The one profession that gives overall job satisfaction still remains the profession of doctoring. That said, I must hasten to add that the pleasure comes only when one does not concentrate on the monetary returns. Money will come but, more than all that, it is the joy of seeing the gratitude in the eyes of a grateful patient who naturally thinks that you were his savior although, in effect, it is the human immune system that cures. As the common saying goes doctor just dresses the wound, it is God who heals the same. That brings us to the central focus of medical practice. A great physician of the 18th Century, Sir James Spence, once wrote that whole world of medicine revolves round two human beings. A human being who is ill or imagines being ill comes to seek the advice of another human being in whom the first has confidence (faith). It is this summit, the medical consultation, which is the most vital part. All else in medicine, like the medical school, the hospital, the laboratory and, the library should flow from this summit. Patient’s faith in the doctor is the basis of the so called placebo effect, which stimulates the patient’s immune system to cure the disease. It is otherwise called the Expectation Effect. (EE)
Therefore, you must remember that medicine could only be learnt on the bed side. Each patient is like a mini book. No two patients are alike even with the same disease as every disease presents through the personality of the patient. The habit of learning the books by heart, as you have been doing so far, does not work here. Books are necessary to keep in touch with the basis of medical practice. William Osler, the great medical teacher of the early 20 the century, had this to say about the books. “Learning medicine from the books alone is like swimming an uncharted sea, while learning medicine without books is not going to the sea at all.” How very true? Every medical student should learn to listen to patients. Listening is more difficult than talking.

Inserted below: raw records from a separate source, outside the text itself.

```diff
@@ -34,22 +36,27 @@
   }
 }
 struct VtEdge { VRef c0, c1, a0, a1; };
+__device__ __forceinline__ void vt_edge_val(VShared sh, const double* vsum, const VtEdge& e,
+                                            double* v, double* a) {
+  double c0[4], c1[4], a0[3], a1[3];
+  vt_ld4(sh, e.c0, c0); vt_ld4(sh, e.c1, c1);
+  vt_ld3(sh, e.a0, a0); vt_ld3(sh, e.a1, a1);
+#pragma unroll
+  for (int c = 0; c < 4; ++c) v[c] = 0.25 * (vsum[c] + c0[c] + c1[c]);
+#pragma unroll
+  for (int r = 0; r < 3; ++r) a[r] = 0.5 * (a0[r] + a1[r]);
+}
 __device__ __forceinline__ void vt_edge(VShared sh, double (*grad)[4], const double* vsum,
                                         const VtEdge& e, double sg) {
-  double c0[4], c1[4], a0[3], a1[3], v[4], a[3];
-  vt_ld4(sh, e.c0, c0); vt_ld4(sh, e.c1, c1);
-  vt_ld3(sh, e.a0, a0); vt_ld3(sh, e.a1, a1);
-#pragma unroll
-  for (int c = 0; c < 4; ++c) v[c] = 0.25 * (vsum[c] + c0[c] + c1[c]);
-#pragma unroll
-  for (int r = 0; r < 3; ++r) a[r] = 0.5 * (a0[r] + a1[r]);
+  double v[4], a[3];
+  vt_edge_val(sh, vsum, e, v, a);
   vt_acc(grad, v, a, sg);
   VT_EDGE_BARRIER;
 }
 struct VtNoWide {
   __device__ __forceinline__ void operator()(double*, double*, double&, double&) const {}
 };
-template <bool F4, class Wide>
+template <bool F4, bool KC, class Wide>
 __device__ __forceinline__ void vt_face(VShared sh, const GasDev& g, const VRef& rL,
                                         const VRef& rU, const VRef& rhoL, const VRef& rhoU,
                                         double rhoU_reg, double muU_reg, bool u_in_reg,
@@ -57,7 +64,7 @@
                                         const double* aFp, const VtEdge& t1u, const VtEdge& t1l,
                                         const VtEdge& t2u, const VtEdge& t2l, double volL,
                                         double volU, double wL, double wU, double* f,
-                                        const Wide& wide) {
+                                        const Wide& wide, double* kc = nullptr) {
   double grad[3][4];
 #pragma unroll
   for (int r = 0; r < 3; ++r)
@@ -83,8 +90,15 @@
   __builtin_amdgcn_sched_barrier(0);
   vt_edge(sh, grad, vsum, t1u, 1.0);
   vt_edge(sh, grad, vsum, t1l, -1.0);
-  vt_edge(sh, grad, vsum, t2u, 1.0);
-  vt_edge(sh, grad, vsum, t2l, -1.0);
+  if constexpr (KC) {
+    vt_acc(grad, kc, kc + 4, -1.0);
+    vt_edge_val(sh, vsum, t2u, kc, kc + 4);
+    vt_acc(grad, kc, kc + 4, 1.0);
+    VT_EDGE_BARRIER;
+  } else {
+    vt_edge(sh, grad, vsum, t2u, 1.0);
+    vt_edge(sh, grad, vsum, t2l, -1.0);
+  }
   const double inv_vol = fast_rcp(0.5 * (volL + volU));
 #pragma unroll
   for (int r = 0; r < 3; ++r)
@@ -153,6 +167,8 @@
                             : (int)blockIdx.x;
   long s_pos = S * rr / P;
   const long s_end = S * (rr + 1) / P;
+  int oM = 4, o0 = 0, oP = 8, oA0 = 0, oA1 = VS_ASTEP;
+  constexpr bool KC = VT_KCARRY && !F4;
   while (s_pos < s_end) {
   const int col = (int)(s_pos / b.nk);
   const int k0 = (int)(s_pos - (long)col * b.nk);
@@ -189,6 +205,7 @@
     const double mag = b.ldb(PL_FA + 4 * d + 3, q);
     a3[0] = b.ldb(PL_FA + 4 * d + 0, q) * mag; a3[1] = b.ldb(PL_FA + 4 * d + 1, q) * mag;
     a3[2] = b.ldb(PL_FA + 4 * d + 2, q) * mag;
+    return mag;
   };
   auto rq_avec = [&](int d, unsigned q, double* raw) {
 #pragma unroll
@@ -205,16 +222,10 @@
 #pragma unroll
     for (int c = 0; c < 3; ++c) sh[ty][l][var + c] = v[c];
   };
-  auto LD4 = [&](int var, int row, int lane, double* o) {
-#pragma unroll
-    for (int c = 0; c < 4; ++c) o[c] = sh[row][lane][var + c];
-  };
-  auto LD3 = [&](int var, int row, int lane, double* o) {
-#pragma unroll
-    for (int c = 0; c < 3; ++c) o[c] = sh[row][lane][var + c];
-  };
   int kk = k0 - 1;
   double R1, MU1, V1, WK0, WK1, AK2[3], AIp[3] = {0, 0, 0}, AJp[3] = {0, 0, 0};
+  double MI0, MI1, MJ0, MJ1, MK0, MK1, MK2, MIp = 0;
+  double kci[7] = {0, 0, 0, 0, 0, 0, 0}, kcj[7] = {0, 0, 0, 0, 0, 0, 0};
   double S2[4] = {0, 0, 0, 0}, R2 = 0, MU2 = 0, WK2 = 0, RM = 0, MUM = 0, WKM = 0;
   double EJ[7] = {0, 0, 0, 0, 0, 0, 0};
   const bool ej_row = F4 && (ty == 1 || ty == VT_R - 1);
@@ -223,26 +234,26 @@
     double t4[4], t3[3], r, m;
     const unsigned qk = qc + (unsigned)kk * sk;
     ld_state(kk, t4, r, m);
-    PUT4(VS_S0, t4);
-    if (!F4) PUT4(VS_SM, t4);
+    PUT4(VS_S + o0, t4);
+    if (!F4) PUT4(VS_S + oM, t4);
     sh[ty][l][VS_RHO] = r; sh[ty][l][VS_MU] = m;
     ld_state(kk + 1, t4, R1, MU1);
-    PUT4(VS_SP, t4);
+    PUT4(VS_S + oP, t4);
     if (F4) {
       ld_state(kk - 1, t4, RM, MUM);
-      PUT4(VS_SM, t4);
+      PUT4(VS_S + oM, t4);
       ld_state(kk + 2, S2, R2, MU2);
       WKM = b.ldb(PL_WID + 2, qk - sk);
       WK2 = b.ldb(PL_WID + 2, qc + (unsigned)min(kk + 2, kcmax) * sk);
     }
-    ld_avec(0, qk, t3); PUT3(VS_AI0, t3);
-    ld_avec(0, qk + sk, t3); PUT3(VS_AI1, t3);
-    ld_avec(1, qk, t3); PUT3(VS_AJ0, t3);
-    ld_avec(1, qk + sk, t3); PUT3(VS_AJ1, t3);
-    ld_avec(2, qk, t3); PUT3(VS_AK0, t3);
-    ld_avec(2, qk + sk, t3); PUT3(VS_AK1, t3);
-    ld_avec(2, qc + (unsigned)min(kk + 2, kfmax) * sk, AK2);
-    if (!VT_LDSAREA || l == VT_L - 1) ld_avec(0, qk + 8, AIp);
+    MI0 = ld_avec(0, qk, t3); PUT3(VS_AI + oA0, t3);
+    MI1 = ld_avec(0, qk + sk, t3); PUT3(VS_AI + oA1, t3);
+    MJ0 = ld_avec(1, qk, t3); PUT3(VS_AJ + oA0, t3);
+    MJ1 = ld_avec(1, qk + sk, t3); PUT3(VS_AJ + oA1, t3);
+    MK0 = ld_avec(2, qk, t3); PUT3(VS_AK + oA0, t3);
+    MK1 = ld_avec(2, qk + sk, t3); PUT3(VS_AK + oA1, t3);
+    MK2 = ld_avec(2, qc + (unsigned)min(kk + 2, kfmax) * sk, AK2);
+    if (!VT_LDSAREA || l == VT_L - 1) MIp = ld_avec(0, qk + 8, AIp);
     if (!VT_LDSAREA || ty == VT_R - 1) ld_avec(1, qk + sj, AJp);
     sh[ty][l][VS_VOL] = b.ldb(PL_VOL, qk); V1 = b.ldb(PL_VOL, qk + sk);
     WK0 = b.ldb(PL_WID + 2, qk); WK1 = b.ldb(PL_WID + 2, qk + sk);
@@ -255,8 +266,29 @@
     const bool pre = kk < k0;
     __syncthreads();
     double fi[4] = {0, 0, 0, 0}, fj[4] = {0, 0, 0, 0}, fk_up[4] = {0, 0, 0, 0};
+    const int VS_S0 = VS_S + o0, VS_SP = VS_S + oP, VS_SM = VS_S + oM;
+    const int VS_AI0 = VS_AI + oA0, VS_AI1 = VS_AI + oA1, VS_AJ0 = VS_AJ + oA0;
+    const int VS_AJ1 = VS_AJ + oA1, VS_AK0 = VS_AK + oA0, VS_AK1 = VS_AK + oA1;
     const VRef me0{VS_S0, ty, l}, meP{VS_SP, ty, l}, meM{VS_SM, ty, l};
     const VRef meR{VS_RHO, ty, l};
+    if (KC && pre) {
+      double vL[4], vU[4], vsum[4];
+      vt_ld4(sh, me0, vU);
+      if (do_i) {
+        vt_ld4(sh, VRef{VS_S0, ty, ll}, vL);
+#pragma unroll
+        for (int c = 0; c < 4; ++c) vsum[c] = vL[c] + vU[c];
+        vt_edge_val(sh, vsum, VtEdge{meP, {VS_SP, ty, ll}, {VS_AK1, ty, l}, {VS_AK1, ty, ll}},
+                    kci, kci + 4);
+      }
+      if (do_j) {
+        vt_ld4(sh, VRef{VS_S0, td, l}, vL);
+#pragma unroll
+        for (int c = 0; c < 4; ++c) vsum[c] = vL[c] + vU[c];
+        vt_edge_val(sh, vsum, VtEdge{meP, {VS_SP, td, l}, {VS_AK1, ty, l}, {VS_AK1, td, l}},
+                    kcj, kcj + 4);
+      }
+    }
     if (do_i && !pre) {
       double aF[3], aFm[3];
       vt_ld3(sh, VRef{VS_AI0, ty, l}, aF); vt_ld3(sh, VRef{VS_AI0, ty, ll}, aFm);
@@ -271,9 +303,9 @@
         c0[4] = sh[ty][l0][VS_RHO]; c0[5] = sh[ty][l0][VS_MU]; w0 = sh[ty][l0][VS_WI];
         c3[4] = sh[ty][lr][VS_RHO]; c3[5] = sh[ty][lr][VS_MU]; w3 = sh[ty][lr][VS_WI];
       };
-      vt_face<F4>(sh, g, VRef{VS_S0, ty, ll}, me0, VRef{VS_RHO, ty, ll}, meR, 0.0, 0.0, false,
-                  nullptr, aF, aFm, AIp, ju, jl, ku, kl, sh[ty][ll][VS_VOL], sh[ty][l][VS_VOL],
-                  sh[ty][ll][VS_WI], sh[ty][l][VS_WI], fi, wide);
+      vt_face<F4, KC>(sh, g, VRef{VS_S0, ty, ll}, me0, VRef{VS_RHO, ty, ll}, meR, 0.0, 0.0,
+                      false, nullptr, aF, aFm, AIp, ju, jl, ku, kl, sh[ty][ll][VS_VOL],
+                      sh[ty][l][VS_VOL], sh[ty][ll][VS_WI], sh[ty][l][VS_WI], fi, wide, kci);
     }
     double racc[4];
 #pragma unroll
@@ -306,9 +338,9 @@
           c3[4] = sh[tu][l][VS_RHO]; c3[5] = sh[tu][l][VS_MU]; w3 = sh[tu][l][VS_WJ];
         }
       };
-      vt_face<F4>(sh, g, VRef{VS_S0, td, l}, me0, VRef{VS_RHO, td, l}, meR, 0.0, 0.0, false,
-                  nullptr, aF, aFm, AJp, iu, il, ku, kl, sh[td][l][VS_VOL], sh[ty][l][VS_VOL],
-                  sh[td][l][VS_WJ], sh[ty][l][VS_WJ], fj, wide);
+      vt_face<F4, KC>(sh, g, VRef{VS_S0, td, l}, me0, VRef{VS_RHO, td, l}, meR, 0.0, 0.0,
+                      false, nullptr, aF, aFm, AJp, iu, il, ku, kl, sh[td][l][VS_VOL],
+                      sh[ty][l][VS_VOL], sh[td][l][VS_WJ], sh[ty][l][VS_WJ], fj, wide, kcj);
     }
 #pragma unroll
     for (int c = 0; c < 4; ++c) { sh[ty][l][VS_FJ + c] = fj[c]; racc[c] += fj[c]; }
@@ -329,8 +361,8 @@
         for (int c = 0; c < 4; ++c) c3[c] = S2[c];
         c3[4] = R2; c3[5] = MU2; w3 = WK2;
       };
-      vt_face<F4>(sh, g, me0, meP, meR, meR, R1, MU1, true, SPr, aF, aFm, AK2, iu, il, ju, jl, V0,
-                  V1, WK0, WK1, fk_up, wide);
+      vt_face<F4, false>(sh, g, me0, meP, meR, meR, R1, MU1, true, SPr, aF, aFm, AK2, iu, il, ju,
+                         jl, V0, V1, WK0, WK1, fk_up, wide);
     }
     __builtin_amdgcn_sched_barrier(0);
     double nRaw[5], rAI[4], rAJ[4], rAK[4], rAIp[4] = {0, 0, 0, 0}, rAJp[4] = {0, 0, 0, 0};
@@ -353,6 +385,7 @@
     }
     const double nwi = b.ldb(PL_WID + 0, qn), nwj = b.ldb(PL_WID + 1, qn);
     __syncthreads();
+    const double mi_nb = F4 ? 0.0 : __shfl_down(MI0, 1, 64);
     if (own && !pre) {
       const unsigned q = qc + (unsigned)kk * sk;
       double res[AGX_NEQ];
@@ -365,12 +398,19 @@
       const double vfac = visc_max_term(g, R0) * visc_term(g, MU0);
       double sr = b.ldb(PL_SPECRAD, q);
       double diag = sp.implicit ? b.ldb(PL_A, q) : 0.0;
-      double ai0[3], aj0[3], ak0[3], ak1[3];
-      LD3(VS_AI0, ty, l, ai0); LD3(VS_AJ0, ty, l, aj0);
-      LD3(VS_AK0, ty, l, ak0); LD3(VS_AK1, ty, l, ak1);
-      const double fm[3] = {0.5 * (fast_sqrt(dot3(ai0, ai0)) + fast_sqrt(dot3(AIp, AIp))),
-                            0.5 * (fast_sqrt(dot3(aj0, aj0)) + fast_sqrt(dot3(AJp, AJp))),
-                            0.5 * (fast_sqrt(dot3(ak0, ak0)) + fast_sqrt(dot3(ak1, ak1)))};
+      double fm[3];
+      if constexpr (F4) {
+        double ai0[3], aj0[3], ak0[3], ak1[3];
+        vt_ld3(sh, VRef{VS_AI0, ty, l}, ai0); vt_ld3(sh, VRef{VS_AJ0, ty, l}, aj0);
+        vt_ld3(sh, VRef{VS_AK0, ty, l}, ak0); vt_ld3(sh, VRef{VS_AK1, ty, l}, ak1);
+        fm[0] = 0.5 * (fast_sqrt(dot3(ai0, ai0)) + fast_sqrt(dot3(AIp, AIp)));
+        fm[1] = 0.5 * (fast_sqrt(dot3(aj0, aj0)) + fast_sqrt(dot3(AJp, AJp)));
+        fm[2] = 0.5 * (fast_sqrt(dot3(ak0, ak0)) + fast_sqrt(dot3(ak1, ak1)));
+      } else {
+        fm[0] = 0.5 * (MI0 + (!VT_LDSAREA || l == VT_L - 1 ? MIp : mi_nb));
+        fm[1] = 0.5 * (MJ0 + fast_sqrt(dot3(AJp, AJp)));
+        fm[2] = 0.5 * (MK0 + MK1);
+      }
 #pragma unroll
       for (int d = 0; d < 3; ++d) {
         const double vsr = vfac * fm[d] * fm[d] * ivol;
@@ -384,15 +424,12 @@
       b.stb(PL_DT, q, sp.dt_fixed > 0.0 ? sp.dt_fixed : cfl * (V0 * fast_rcp(fmax(sr, 0.0))));
     }
     {
-      double t3[3], t4[4];
       double nS[4], nR, nMU, nAI[3], nAJ[3], nAK[3], nAIp[3], nAJp[3];
       cv_state(nRaw, nS, nR, nMU);
       cv_avec(rAI, nAI); cv_avec(rAJ, nAJ); cv_avec(rAK, nAK);
       cv_avec(rAIp, nAIp); cv_avec(rAJp, nAJp);
-      LD4(VS_S0, ty, l, t4); PUT4(VS_SM, t4);
-      LD4(VS_SP, ty, l, t4); PUT4(VS_S0, t4);
       if (F4) {
-        PUT4(VS_SP, S2);
+        PUT4(VS_SM, S2);
         RM = sh[ty][l][VS_RHO]; MUM = sh[ty][l][VS_MU];
         sh[ty][l][VS_RHO] = R1; R1 = R2; R2 = nR;
         sh[ty][l][VS_MU] = MU1; MU1 = MU2; MU2 = nMU;
@@ -407,13 +444,15 @@
           EJ[6] = nEw;
         }
       } else {
-        PUT4(VS_SP, nS);
+        PUT4(VS_SM, nS);
         sh[ty][l][VS_RHO] = R1; R1 = nR;
         sh[ty][l][VS_MU] = MU1; MU1 = nMU;
       }
-      LD3(VS_AI1, ty, l, t3); PUT3(VS_AI0, t3); PUT3(VS_AI1, nAI);
-      LD3(VS_AJ1, ty, l, t3); PUT3(VS_AJ0, t3); PUT3(VS_AJ1, nAJ);
-      LD3(VS_AK1, ty, l, t3); PUT3(VS_AK0, t3); PUT3(VS_AK1, AK2);
+      PUT3(VS_AI0, nAI); PUT3(VS_AJ0, nAJ); PUT3(VS_AK0, AK2);
+      { const int t = oM; oM = o0; o0 = oP; oP = t; }
+      { const int t = oA0; oA0 = oA1; oA1 = t; }
+      MI0 = MI1; MI1 = rAI[3]; MJ0 = MJ1; MJ1 = rAJ[3];
+      MK0 = MK1; MK1 = MK2; MK2 = rAK[3]; MIp = rAIp[3];
       sh[ty][l][VS_VOL] = V1; V1 = nV;
       sh[ty][l][VS_WI] = nwi; sh[ty][l][VS_WJ] = nwj;
       if (F4) { WKM = WK0; WK0 = WK1; WK1 = WK2; WK2 = nWK; }
```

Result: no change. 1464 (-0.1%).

Lord Platt, one of the greatest of teachers at the University College of Medicine in London, was of the firm opinion that “if you listen to your patient long enough s/he will tell you what is wrong with her/him.” This statement, made in 1949, has been recently ratified by a very sophisticated study in London. I can vouch for the same with my nearly four and half decades of teaching medical students and managing patients experience.
Before you jump into the bandwagon ask a few relevant questions of your self. Can you smile at some one naturally? Can you touch some one naturally? Do you have an insight into another human being’s problems? If the answers to these three questions are in the affirmative, you are the ideal candidate for the medical course. If not, and be sure about that, you better avoid that profession. It is not a bad idea to have first hand experience of dealing with sick human beings before you finally take the plunge. Even while one is in the 10th class, the summer vacation could well be spent doing some volunteer work either in a hospital, nursing home or an old age home where you will see first hand the pain, suffering, the filth that might surround the sick, the smell of infected wounds, the moaning and groaning of the sick, tragedy of unexpected death and the resultant reaction of the near and the dear ones on their bereavement, as also the poverty that drives people to be sick in the first place. This could be experienced even now. If you are comfortable go ahead. If not do not suffer all your life as doing anything that does not make you internally happy is a great distress that might drive one crazy as also make one a patient even. Make your work your play and you enjoy life.
Many systems of medicine being practised in the world:
Whereas modern medicine takes the cake in the field of medical care delivery, it need not be the only or the best. There are equally good systems of medical care that need to be scientifically authenticated. Efforts are on all over the world to do just that. Recent audits have shown that modern medicine, which uses the wrong linear mathematics as its base is slightly off balance like the Tower of Pisa. Prohibitive and ever increasing cost of medical care in the present corporate hospital set ups, the unacceptable dangerous side effects of the multitude of drugs used today and, the clear evidence of over diagnosis and over interventions have resulted in patients looking for avenues elsewhere. Unfortunately, as of now there are no guidelines for patients to use the complementary systems scientifically. Every system of medical care, of which there are plenty all over the world, led by the ancient Indian Ayurvedic system, seems to forget that they need to update their methods using the modern scientific methods of testing.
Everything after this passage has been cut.